Barcelona, Spain-based, circuit-party specialist Matinée is touching down in NYC June 30 for the hedonistic, if awkwardly named, Matinée Pervert: Oneworld Closing: a 3,000-strong dance party at the enormous Terminal 5 mega-club. If you find all that shirtless dancing a bit of a drag, opt for Cosplay & Pride boat cruise on June 22 instead, captained by queen Petra Fried and “RuPaul’s Drag Race” breakout Aja: expect outré costumes and quippy one-liners. For Insta-worthy views of a rainbow-lit Empire State Building (not to mention spiked Sno-Cones and cotton candy), head to Monarch’s annual Fly Sundays Pride Rooftop Celebration on June 30. Meanwhile, the star attraction at Converse-supported fund-raiser Everyone Has a Story (on June 28 in Brooklyn’s hipster nightclub House of Yes) is Desmond is Amazing, the tween drag star who grew up right here in NYC.
The city is festooned with ROYGBIV bites that champion LGBTQ rights. Scarf a slice of rainbow cake ($7) from Bouchon Bakery; every calorie is offset by a contribution to LGBTQ youth organization Hetrick-Martin. Fresh & Co. is selling a “Love Salad” and “Rainbow Sandwich,” benefiting the nonprofit NYC Pride, while Bluebird London NYC’s rainbow shortbread cookies support The Trevor Project and the Lotte New York Palace’s rainbow macarons help the city’s LGBTQ community. The all-natural rainbow ice cube of Quality Eats’ “Pride” margarita ($15) is Instagram catnip — and benefits the LGBT Center.

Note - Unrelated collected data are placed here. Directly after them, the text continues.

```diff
@@ -1161,6 +1179,9 @@
     u64 ninv; if (!h_invmod(c->N % qs, qs, &ninv)) return hb_fail(HB_ERR_BAD_ARG, "N not invertible");
     J1.ninv = ninv; J1.ninv_s = h_shoup(ninv, qs);
     for (int i = 0; i < nit; i++) { J1.src[i] = tA[i]; J1.dst[i] = tB[i]; }
+#ifndef HB_SIM
+    HB_TRY(conv_out_map(c, &J1.omap));
+#endif
     const size_t smem1 = (size_t)(cq + ng) * HB1_TS * sizeof(u64);
     pre_launch(c);
     if (all_special(c)) HB_LAUNCH(k1_conv1<true>, dim3(64 / cq, nit), dim3(64 * ng), smem1, c->stream, c->d_primes, J1);
@@ -1185,6 +1206,9 @@
       J1.cv = E->d; J1.logN = c->logN; J1.ngroups = ng; J1.nitems = nit; J1.stats = c->d_stats; J1.src_is_y = src_is_y;
       if (want_frac) for (int i = 0; i < nit; i++) J1.frac[i] = c->d_frac + (size_t)i * c->N;
       for (int i = 0; i < nit; i++) { J1.src[i] = tA[i]; J1.dst[i] = tB[i]; }
+#ifndef HB_SIM
+      HB_TRY(conv_out_map(c, &J1.omap));
+#endif
       pre_launch(c);
       if (all_special(c)) HB_LAUNCH(k1_conv<true>, dim3(64, nit), dim3(64 * ng), smem1, c->stream, c->d_primes, J1);
       else HB_LAUNCH(k1_conv<false>, dim3(64, nit), dim3(64 * ng), smem1, c->stream, c->d_primes, J1);
```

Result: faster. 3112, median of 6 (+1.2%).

Pride’s efforts at inclusivity have been particularly pronounced around LGBTQ families, with an increasing roster of kid-friendly events. Tonight, at the free Family Movie Night on Pier 45, drag queen Miss Richfield 1981 (inset) will emcee a screening of Pixar’s “Coco” against the backdrop of the Hudson River (the movie starts at 6:30 p.m., but games and entertainment begin earlier in the afternoon).

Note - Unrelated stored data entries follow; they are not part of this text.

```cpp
template <int ESZ>
__device__ __forceinline__ uint32_t gelu_tab_off2_abs(uint32_t w, bool& bad) {
    const u16x2_t a = __builtin_bit_cast(u16x2_t, w & 0x7fff7fffu);
    const u16x2_t lo = {(unsigned short)GT_LO, (unsigned short)GT_LO};
    const u16x2_t mx = {(unsigned short)(GT_HALF - 1), (unsigned short)(GT_HALF - 1)};
    const u16x2_t idx = a - lo;
    const u16x2_t idc = __builtin_elementwise_min(idx, mx);
    bad = bad || (__builtin_bit_cast(uint32_t, idx) != __builtin_bit_cast(uint32_t, idc));
    const u16x2_t off = idc * (unsigned short)ESZ;
    return __builtin_bit_cast(uint32_t, off);
}

__device__ __forceinline__ uint4 pack8(const float* v) {
    uint4 r;
    r.x = f2bf2(v[0], v[1]); r.y = f2bf2(v[2], v[3]); r.z = f2bf2(v[4], v[5]); r.w = f2bf2(v[6], v[7]);
    return r;
}
__device__ __forceinline__ void unpack8(uint4 c, float* v) {
    const uint32_t w[4] = {c.x, c.y, c.z, c.w};
#pragma unroll
    for (int i = 0; i < 4; ++i) {
        v[2 * i] = __uint_as_float(w[i] << 16);
        v[2 * i + 1] = __uint_as_float(w[i] & 0xffff0000u);
    }
}

struct LoadDesc {
    const void* ptr;
    const int32_t* rowidx;
    const float* aux0;
    const float* aux1;
    const float* aux2;
    const float* aux3;
    long ld;
    int M, K;
    int p0, p1, p2, p3;
    uint32_t mg0, mg1, mg2;
};

template <int KIND> struct ALoad;

enum { A_F32 = 0, A_BF16 = 1, A_BF16_GELU = 2, A_HEADS = 3, A_PATCH = 4, A_MERGE_LN = 5, A_BF16_CS = 6 };

// ... 254 lines not shown
```

### swin_v2_weather_amd/csrc/gemm_tn.hip

```cpp
#include "gemm_common.h"

namespace {

constexpr int TM = 128;
constexpr int TP = 136;
constexpr int TCH = TM * 16 / NTHREADS;

struct TnOut {
    float* dW; float* db; const int32_t* nmap; const int32_t* kmap; int ldw, M, N, K, ntk, tiles; float* ws;
};
constexpr int TN_SMEM = 2 * TM * TP;

#ifdef SWV2_TN_STAMPS
#define TSTAMP_DECL unsigned long long st_prev = 0, st_acc[8] = {0, 0, 0, 0, 0, 0, 0, 0};
#define TSTAMP_START() do { asm volatile("s_memtime %0\n\ts_waitcnt lgkmcnt(0)" : "=s"(st_prev) : : "memory"); } while (0)
#define TSTAMP(k) do { unsigned long long t_; asm volatile("s_memtime %0\n\ts_waitcnt lgkmcnt(0)" : "=s"(t_) : : "memory"); \
                       st_acc[k] += t_ - st_prev; st_prev = t_; } while (0)
#define TSTAMP_WAITV() asm volatile("s_waitcnt vmcnt(0)" ::: "memory")
#else
#define TSTAMP_DECL
#define TSTAMP_START() do {} while (0)
#define TSTAMP(k) do {} while (0)
#define TSTAMP_WAITV() do {} while (0)
#endif
// ... 169 lines not shown
    for (int i = 0; i < 4; ++i)
#pragma unroll
        for (int j = 0; j < 4; ++j)
#pragma unroll
            for (int r = 0; r < 4; ++r) {
                int n = n_base + wr * 64 + 16 * i + 4 * g + r, k = k_base + wc * 64 + 16 * j + fr;
                if (n >= N || k >= K) continue;
                if (nmap) n = nmap[n];
                if (kmap) k = kmap[k];
                if (n >= 0 && k >= 0) atomicAdd(dW + (long)n * ldw + k, acc[i][j][r]);
            }
    if (want_db) {
#pragma unroll
        for (int e = 0; e < 8; ++e) atomicAdd(&dbs[scol * 8 + e], colsum[e]);
        __syncthreads();
        if (tid < BN && n_base + tid < N) {
            const int n = nmap ? nmap[n_base + tid] : n_base + tid;
            if (n >= 0) atomicAdd(db + n, dbs[tid]);
        }
    }
}

template <int YK, int XK, bool XG>
__global__ __launch_bounds__(NTHREADS, 2) void gemm_tn_kernel(ALoad<YK> yl, ALoad<XK> xl, TnOut o, int chunk_stride) {
    __shared__ __attribute__((aligned(16))) uint16_t smem[TN_SMEM];
    __shared__ float dbs[BN];
    __shared__ __attribute__((aligned(16))) uint16_t gtab[XK == A_BF16_GELU ? GT_N : 8];
    const int lin = blockIdx.x;
    const int x8 = lin & 7, rest = lin >> 3;
    const int tile = rest % o.tiles, slice = (rest / o.tiles) * 8 + x8;
    tn_tile<YK, XK, XG>(yl, xl, o, tile, slice, chunk_stride, smem, dbs, gtab);
}

struct TnGroup {
    ALoad<A_BF16> y0; ALoad<A_BF16_GELU> x0;
    ALoad<A_BF16> y1; ALoad<A_F32> x1;
    ALoad<A_BF16> y2; ALoad<A_HEADS> x2;
    ALoad<A_HEADS> y3; ALoad<A_F32> x3;
    TnOut o[4];
    int first[5];
    int slices;
};
__global__ __launch_bounds__(NTHREADS, 2) void gemm_tn_group_kernel(TnGroup a) {
    __shared__ __attribute__((aligned(16))) uint16_t smem[TN_SMEM];
    __shared__ float dbs[BN];
    __shared__ __attribute__((aligned(16))) uint16_t gtab[GT_N];
    const int lin = blockIdx.x, x8 = lin & 7, rest = lin >> 3, tt = a.first[4];
    const int t = rest % tt, slice = (rest / tt) * 8 + x8;
    if (t < a.first[1]) tn_tile<A_BF16, A_BF16_GELU>(a.y0, a.x0, a.o[0], t, slice, a.slices, smem, dbs, gtab);
    else if (t < a.first[2]) tn_tile<A_BF16, A_F32>(a.y1, a.x1, a.o[1], t - a.first[1], slice, a.slices, smem, dbs, gtab);
    else if (a.x2.d.p2 >= TM) {
        if (t < a.first[3]) tn_tile<A_BF16, A_HEADS, false, true>(a.y2, a.x2, a.o[2], t - a.first[2], slice, a.slices, smem, dbs, gtab);
        else tn_tile<A_HEADS, A_F32, true, true>(a.y3, a.x3, a.o[3], t - a.first[3], slice, a.slices, smem, dbs, gtab);
    } else {
        if (t < a.first[3]) tn_tile<A_BF16, A_HEADS>(a.y2, a.x2, a.o[2], t - a.first[2], slice, a.slices, smem, dbs, gtab);
        else tn_tile<A_HEADS, A_F32, true>(a.y3, a.x3, a.o[3], t - a.first[3], slice, a.slices, smem, dbs, gtab);
    }
}

struct TnReduce { TnOut o[4]; int first[5]; int slices; };
__global__ __launch_bounds__(256) void tn_reduce_kernel(TnReduce a) {
    __shared__ float part[4][64];
    const int e = blockIdx.x * 64 + (threadIdx.x & 63), sg = threadIdx.x >> 6, gt = blockIdx.y;
    const int pi = (gt >= a.first[1]) + (gt >= a.first[2]) + (gt >= a.first[3]);
    const TnOut& o = a.o[pi];
    const int tile = gt - a.first[pi], tiles = o.tiles, ntk = o.ntk;
// ... 114 lines not shown
        const TnWidePlan wp = tn_wide_plan(M, N, K);
        const int wide = getenv("SWV2_GEMM_WIDE") ? atoi(getenv("SWV2_GEMM_WIDE")) : 1;
        const bool kinds = !(YK == A_HEADS && XK == A_HEADS) && !y->rowidx && (XK == A_F32 || !x->rowidx);
        if (wide && wp.ok && kinds && ws && ws_bytes >= wp.total) {
            float* part = ws;
            float* dbpart = db ? (float*)((char*)ws + wp.part_bytes) : nullptr;
            swv2_operand xb = *x;
            if constexpr (XK == A_F32) {
                uint16_t* cb = (uint16_t*)((char*)ws + wp.part_bytes + wp.db_bytes);
                const long chunks = (long)M * (K / 8);
                hipLaunchKernelGGL(cast_rows_kernel, dim3((unsigned)((chunks + 255) / 256)), dim3(256), 0, st, (const float*)x->ptr, x->rowidx, cb,
                                   M, K, x->ld);
                xb.kind = SWV2_OP_BF16; xb.ptr = cb; xb.rowidx = nullptr; xb.ld = K;
            }
            int rc = swv2_tn_wide_launch(y, &xb, part, dbpart, M, N, K, wp.S, st);
            if (rc) return rc;
            const long quads = (long)N * K / 4;
            hipLaunchKernelGGL(tn_wide_reduce_kernel, dim3((unsigned)((quads + 255) / 256)), dim3(256), 0, st, (const float*)part,
                               (const float*)dbpart, dW, db, nmap, kmap, ldw, N, K, wp.S);
            SWV2_CHECK_LAUNCH("swv2_linear_wgrad");
            return SWV2_OK;
        }
    }
    const TnPlan p = tn_plan(M, N, K, splits);
    if (ws && ws_bytes < p.ws_bytes) {
        swv2_set_error("swv2_linear_wgrad_ws: workspace of %zu bytes, %zu needed (swv2_linear_wgrad_ws_bytes)", ws_bytes, p.ws_bytes);
        return SWV2_ERR_INVALID;
    }
    const TnOut o = tn_out(dW, db, nmap, kmap, ldw, M, N, K, ws);
    if (y->rowidx || (x->rowidx && XK != A_F32)) {
        swv2_set_error("swv2_linear_wgrad: a row gather is supported for a fp32 X operand only (dY kind %d, X kind %d)", y->kind, x->kind);
        return SWV2_ERR_UNSUPPORTED;
    }
    if constexpr (XK == A_F32) {
        if (x->rowidx)
            hipLaunchKernelGGL((gemm_tn_kernel<YK, XK, true>), dim3(p.tiles * p.slices), dim3(NTHREADS), 0, st, make_loader<YK>(y),
                               make_loader<XK>(x), o, p.real_slices);
        else
            hipLaunchKernelGGL((gemm_tn_kernel<YK, XK, false>), dim3(p.tiles * p.slices), dim3(NTHREADS), 0, st, make_loader<YK>(y),
                               make_loader<XK>(x), o, p.real_slices);
    } else {
        hipLaunchKernelGGL((gemm_tn_kernel<YK, XK, false>), dim3(p.tiles * p.slices), dim3(NTHREADS), 0, st, make_loader<YK>(y),
                           make_loader<XK>(x), o, p.real_slices);
    }
    if (ws) {
        TnReduce r = {};
        r.o[0] = o; r.first[0] = 0; r.first[1] = r.first[2] = r.first[3] = r.first[4] = p.tiles; r.slices = p.real_slices;
        hipLaunchKernelGGL(tn_reduce_kernel, dim3(BN * BN / 64, p.tiles), dim3(256), 0, st, r);
    }
    SWV2_CHECK_LAUNCH("swv2_linear_wgrad");
    return SWV2_OK;
}
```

And at the LGBT Community Center’s Family Pride Picnic, “Kidding Around,” on June 29, there’ll be more live music, games, face-painting and light refreshments — rain or shine — on the High Line park. The same day, at SummerStage in Central Park, teens and tweens can head to Youth Pride, which will spotlight a slew of young performers, including teen DJ Nhandi and 15-year old rapper Deetranada.
Most major museums in the city are dedicating exhibition space to Stonewall, Pride or other LGBTQ subjects this year in honor of the landmark 50th anniversary. Current shows include “Pride” at the Museum of the City of New York, highlighting the photojournalism of the late Village Voice staffer Fred W. McDarrah, and “Say it Loud, Out and Proud” at the New-York Historical Society, featuring images from New York’s marches over the last five decades. At Brooklyn’s Historical Society, there’s an intriguing survey of the now-forgotten queer communities that once thrived at its fringes, “On the (Queer) Waterfront,” while “Love & Resistance: Stonewall 50” is the New York Public Library’s contribution, focusing on LGBTQ civil rights: Expect treasures from its extensive archive, including rarely seen photos by Diana Davies, now 81, who was one of the first to document that struggle. If you need a little light relief, head to the 50 Years of Divas extravaganza on June 23; a clutch of Broadway regulars will come together for this campy, joyous fund-raiser, which spotlights the deep-throated women (think: Cher, Tina Turner, Kelly Clarkson) who’ve been the soundtrack to the last five decades for many LGBTQ folks.